Data
---------------

## Split window-tail DP across four cooperating lanes per read using DPP

Adds a cooperative window path in which four lanes share one read's DP column. Each lane owns a quarter of the pattern positions and passes boundary cells to its neighbour with DPP quad shifts, skewed by one column per lane; best results are merged across the quad at the end. It is used when the number of window tasks is small, and is meant to cut per-lane register pressure and the serial work per lane, giving more parallelism. Blocks with no work now exit before filling shared memory, and an environment knob can cap the band block count. The cost is extra cross-lane shuffles, skew steps and more complex control flow.

```diff
diff --git a/atropos_amd/csrc/piece_kernels.hip b/atropos_amd/csrc/piece_kernels.hip
--- a/atropos_amd/csrc/piece_kernels.hip
+++ b/atropos_amd/csrc/piece_kernels.hip
@@ -99,6 +99,12 @@
     const char *x = getenv("ATR_TAIL_SPEC");
     return !(x && x[0] == '0');
 }
+static int tail_band_blocks_for(long long most) {
+    const char *x = getenv("ATR_TAIL_BAND_BLOCKS");
+    long long want = most;
+    if (x && *x) { const long long v = atoll(x); if (v >= 1) want = v; }
+    return (int)std::max<long long>(1, std::min(most, want));
+}
 
 int prepare_locate_planes(const atr_aligner *a, int max_len, bool ragged) {
     FilterParams fp;
@@ -153,7 +159,8 @@
         {
             const bool small = nreads <= 65536;
             const int win_blocks = (int)std::max<long long>(1, std::min<long long>((nreads + 3) / 4, 1024));
-            const int band_blocks = (int)std::max<long long>(1, std::min<long long>(small ? (nreads + 3) / 4 : (nreads + 255) / 256, 4096));
+            const long long most = std::max<long long>(1, std::min<long long>(small ? (nreads + 3) / 4 : (nreads + 255) / 256, 4096));
+            const int band_blocks = tail_band_blocks_for(most);
             const hipError_t rc = jit::tail_launch((hipFunction_t)pc.tail, win_blocks, band_blocks, planes, lens, pc.nw, max_len, out, wk, st);
             return rc != hipSuccess ? (int)rc : (int)hipGetLastError();
         }
diff --git a/atropos_amd/csrc/tail_filter.hpp b/atropos_amd/csrc/tail_filter.hpp
--- a/atropos_amd/csrc/tail_filter.hpp
+++ b/atropos_amd/csrc/tail_filter.hpp
@@ -150,6 +150,119 @@
     tail_band_record(best, u.m + n, rec);
 }
 
+#ifndef ATR_TAIL_WINDOW_LANES
+#define ATR_TAIL_WINDOW_LANES 4
+#endif
+static_assert(ATR_TAIL_WINDOW_LANES == 1 || ATR_TAIL_WINDOW_LANES == 4, "one lane per read, or four");
+#ifndef ATR_TAIL_COOP_MAX_TASKS
+#define ATR_TAIL_COOP_MAX_TASKS 32768
+#endif
+constexpr int COOP_LANES = 4, COOP_TASKS = 64 / COOP_LANES;
+
+struct CoopWave {
+    int jlo, jhi, plimit, rows_w, max_len;
+    bool head, tri;
+};
+
+template <int MT>
+struct CoopState {
+    uint32_t cell[MT / COOP_LANES];
+    uint32_t top;
+    Best bm, bl;
+    int n, max_n;
+    bool scan;
+};
+
+ATR_DEV uint32_t coop_mask_word(const uint32_t *nmask, int q, int R) {
+    const int lo = q * R, w = lo >> 5, s = lo & 31;
+    uint32_t v = nmask[w] >> s;
+    if (s != 0 && w + 1 < 4) v |= nmask[w + 1] << (32 - s);
+    return R < 32 ? v & ((1u << R) - 1u) : v;
+}
+
+ATR_DEV int coop_limit(const Uniform &u, const CoopWave &W, int j) {
+    int pl = W.head ? atr_min(W.plimit, u.p0 + (j - W.jlo) + u.k) : W.plimit;
+    if (W.tri) pl = atr_min(pl, u.p0 + triangle_rows(W.rows_w, W.max_len, j, u.k));
+    return pl;
+}
+
+template <int MT, bool NOINDEL>
+ATR_DEV void coop_scan(CoopState<MT> &C, const Uniform &u, int q, int last_p, const int16_t *thr) {
+    constexpr int R = MT / COOP_LANES;
+    const int indel = NOINDEL ? 0 : u.indel;
+    if (q == 0 && u.first_p <= 0 && last_p >= 0 && C.top < u.klimit) consider<true>(C.bl, C.top, -u.p0, C.n, u.min_overlap, thr, indel);
+#pragma unroll
+    for (int r = 0; r < R; ++r) {
+        const int pos = q * R + 1 + r;
+        if (pos >= u.first_p && pos <= last_p && C.cell[r] < u.klimit) consider<true>(C.bl, C.cell[r], pos - u.p0, C.n, u.min_overlap, thr, indel);
+    }
+}
+
+template <int MT, bool NOINDEL>
+ATR_DEV void coop_init(CoopState<MT> &C, const Uniform &u, int q, int n, int j_start, int j_hi, bool scan, const uint32_t *s_init,
+                       const int16_t *thr) {
+    constexpr int R = MT / COOP_LANES;
+    static_assert(MT % COOP_LANES == 0 && R <= 32, "a quarter of the positions, one mask word");
+    C.n = n; C.max_n = j_hi; C.scan = scan;
+    C.top = j_start == 0 ? s_init[q * R] : window_init_word(q * R - u.p0, j_start, u.indel);
+#pragma unroll
+    for (int r = 0; r < R; ++r) C.cell[r] = j_start == 0 ? s_init[q * R + 1 + r] : window_init_word(q * R + 1 + r - u.p0, j_start, u.indel);
+    C.bm.key = COST_FIELD_MAX - (u.m + n);
+    C.bm.word = (uint32_t)(u.m + n) << CSH;
+    C.bm.ref_stop = u.m; C.bm.query_stop = n; C.bm.matches = 0;
+    C.bl = C.bm;
+    if (scan && j_hi <= j_start) coop_scan<MT, NOINDEL>(C, u, q, MT, thr);
+}
+
+template <int MT, bool NOINDEL, class X>
+ATR_DEV void coop_step(CoopState<MT> &C, const Uniform &u, const CoopWave &W, int q, int j, uint32_t nmw, const int16_t *thr, const X &x) {
+    constexpr int R = MT / COOP_LANES;
+    const uint32_t recv = x.up(C.cell[R - 1]);
+    if (j <= W.jlo || j > W.jhi) return;
+    const uint32_t row0 = u.sq ? (ORG_BIAS + (uint32_t)j) : (ORG_BIAS | ((uint32_t)atr_min(j * u.indel, INIT_COST_CAP) << CSH));
+    const uint32_t top_new = q == 0 ? row0 : recv;
+    uint32_t cd = atr_mad24(atr_bfe1(nmw, 0), COST1 + MATCH1, C.top);
+    uint32_t up = top_new;
+#pragma unroll
+    for (int r = 0; r < R; ++r) {
+        uint32_t cd_next = 0;
+        if (r + 1 < R) cd_next = atr_mad24(atr_bfe1(nmw, r + 1), COST1 + MATCH1, C.cell[r]);
+        uint32_t nw;
+        if (NOINDEL) {
+            nw = cd;
+        } else {
+            const uint32_t cl = C.cell[r] + u.delw;
+            const uint32_t cu = up + u.insw;
+            nw = atr_minu(atr_minu(cd, cl), cu) & ~PRIO_MASK;
+        }
+        if (r + 1 < ROW_GRAN) nw = (q * R + r + 1 == u.p0) ? row0 : nw;
+        C.cell[r] = nw;
+        up = nw;
+        cd = cd_next;
+    }
+    C.top = top_new;
+    if (q == COOP_LANES - 1) {
+        const uint32_t wm = C.cell[R - 1];
+        if (wm < u.klimit && j <= C.max_n && coop_limit(u, W, j) == MT)
+            consider<true>(C.bm, wm, u.m, j, u.min_overlap, thr, NOINDEL ? 0 : u.indel);
+    }
+    if (C.scan && j == C.max_n && C.max_n > W.jlo) coop_scan<MT, NOINDEL>(C, u, q, coop_limit(u, W, j), thr);
+}
+
+template <int MT, class X>
+ATR_DEV bool coop_finish(const CoopState<MT> &C, const Uniform &u, int q, uint32_t rec[4], const X &x) {
+    LaneState<MT> L;
+    L.best = C.bm;
+    const Best b0 = x.template best_of<0>(C.bl), b1 = x.template best_of<1>(C.bl), b2 = x.template best_of<2>(C.bl);
+    if (b0.key > L.best.key) L.best = b0;
+    if (b1.key > L.best.key) L.best = b1;
+    if (b2.key > L.best.key) L.best = b2;
+    if (C.bl.key > L.best.key) L.best = C.bl;
+    L.n = C.n;
+    lane_result<MT>(L, u, rec);
+    return q == COOP_LANES - 1;
+}
+
 #if defined(ATR_TAIL_SPEC) && !defined(ATR_HOST_EMU)
 #include "tail_spec_config.h"
 
@@ -176,6 +289,7 @@
     int16_t thr[tspec::M + 2];
     uint32_t init[tspec::MT + 1];
     __attribute__((aligned(16))) uint32_t nm[16][4];
+    __attribute__((aligned(16))) uint32_t nmq[16][COOP_LANES];
     uint32_t stream[4][BAND_STREAM][64];
     uint32_t spread[4][256];
 };
@@ -249,9 +363,9 @@
     for (int w = 0; w < W; ++w) nm[w] = s_nm[q][w];
 }
 
-__device__ __forceinline__ void tail_window_blocks(TailShared &S, int block, int nblocks, const uint4 *__restrict__ packed,
-                                                   const int32_t *__restrict__ lens, int nchunks, int max_len,
-                                                   uint4 *__restrict__ out, const FastWork &wk) {
+__device__ __forceinline__ void tail_window_wave(TailShared &S, long long base, int lpw, long long total, const uint4 *__restrict__ packed,
+                                                 const int32_t *__restrict__ lens, int nchunks, int max_len,
+                                                 uint4 *__restrict__ out, const FastWork &wk) {
     constexpr int MT = tspec::MT;
     constexpr bool NOINDEL = tspec::NOINDEL;
     const Uniform u = tail_uniform();
@@ -259,129 +373,242 @@
     const uint32_t *s_init = S.init;
     const uint32_t (*s_nm)[4] = S.nm;
     const uint32_t (*s_spread)[256] = S.spread;
-    const long long first = (long long)wk.binbase[BAND_BINS], total = (long long)wk.binbase[FILTER_BINS];
-    if (total <= first) return;
     const int lane = threadIdx.x & 63;
-    const int lpw = tail_lanes_per_wave(total - first, (long long)nblocks * 4, wk.lpw);
-    const long long nwaves = (total - first + lpw - 1) / lpw;
-    __builtin_amdgcn_s_setprio(3);
-    for (long long wv = (long long)block * 4 + __builtin_amdgcn_readfirstlane((int)(threadIdx.x >> 6)); wv < nwaves;
-         wv += (long long)nblocks * 4) {
-        const long long slot = first + wv * lpw + lane;
-        const bool live = lane < lpw && slot < total;
-        const uint2 task = live ? wk.order[slot] : make_uint2(0u, 0u);
-        const long long r = (long long)task.x;
-        const uint32_t ww = task.y;
-        const int n = live ? (lens ? lens[r] : max_len) : 0;
-        const int j_lo = window_lo(ww), j_hi = live ? window_hi(ww) : 0;
-        const bool has_window = live && j_hi > j_lo;
-        const int jlo = wave_min_i32(live ? j_lo : 0x7fffffff);
-        const int jhi = wave_max_i32(has_window ? j_hi : 0);
-        const int rows_w = wave_max_i32(live ? window_rows(ww) : 0);
-        const int plimit = u.p0 + rows_w;
-        const bool head = !(u.sr && jlo == 0);
-        const bool rows_wave = __builtin_amdgcn_readfirstlane((int)(first + wv * lpw >= (long long)wk.binbase[ROWS_BIN0])) != 0;
-        const bool tri = rows_wave && head && lens == nullptr;
-
-        LaneState<MT> L;
-        const uint4 *tp = packed + ((size_t)(r >> 6) * nchunks) * 64 + (r & 63);
-
-        if (lens != nullptr && rows_wave && !u.sr) {
-            const int shift = live ? max_len - n : 0;
-            const int v0 = wave_min_i32(live ? j_lo + shift : 0x7fffffff);
-            if (max_len - v0 <= TAIL_COLUMNS && v0 < max_len) {
-                const int s_top_t = wave_max_i32(shift);
-                lane_init_window<MT, NOINDEL>(L, u, max_len, v0, live ? max_len : 0, live && window_scan(ww), s_init, s_thr);
-                uint32_t tb[TAIL_COLUMNS / 8];
-                {
-                    const int dlo = n - TAIL_COLUMNS;
-                    const int z0 = dlo >> 3;
-                    const uint32_t sh = 4u * (uint32_t)(dlo & 7);
-                    uint32_t raw[TAIL_COLUMNS / 8 + 1];
-#pragma unroll
-                    for (int t = 0; t <= TAIL_COLUMNS / 8; ++t)
-                        raw[t] = live ? read_dword_planes((const uint32_t *)tp, nchunks, z0 + t, s_spread) : 0u;
-#pragma unroll
-                    for (int t = 0; t < TAIL_COLUMNS / 8; ++t) tb[t] = sh ? ((raw[t] >> sh) | (raw[t + 1] << (32u - sh))) : raw[t];
-                }
-                int j = max_len - TAIL_COLUMNS;
+    const long long slot = base + lane;
+    const bool live = lane < lpw && slot < total;
+    const uint2 task = live ? wk.order[slot] : make_uint2(0u, 0u);
+    const long long r = (long long)task.x;
+    const uint32_t ww = task.y;
+    const int n = live ? (lens ? lens[r] : max_len) : 0;
+    const int j_lo = window_lo(ww), j_hi = live ? window_hi(ww) : 0;
+    const bool has_window = live && j_hi > j_lo;
+    const int jlo = wave_min_i32(live ? j_lo : 0x7fffffff);
+    const int jhi = wave_max_i32(has_window ? j_hi : 0);
+    const int rows_w = wave_max_i32(live ? window_rows(ww) : 0);
+    const int plimit = u.p0 + rows_w;
+    const bool head = !(u.sr && jlo == 0);
+    const bool rows_wave = __builtin_amdgcn_readfirstlane((int)(base >= (long long)wk.binbase[ROWS_BIN0])) != 0;
+    const bool tri = rows_wave && head && lens == nullptr;
+
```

---------------

From the listing above, collect every line that mentions the word "klimit".

Answer section
+    if (q == 0 && u.first_p <= 0 && last_p >= 0 && C.top < u.klimit) consider<true>(C.bl, C.top, -u.p0, C.n, u.min_overlap, thr, indel);
+        if (pos >= u.first_p && pos <= last_p && C.cell[r] < u.klimit) consider<true>(C.bl, C.cell[r], pos - u.p0, C.n, u.min_overlap, thr, indel);
+        if (wm < u.klimit && j <= C.max_n && coop_limit(u, W, j) == MT)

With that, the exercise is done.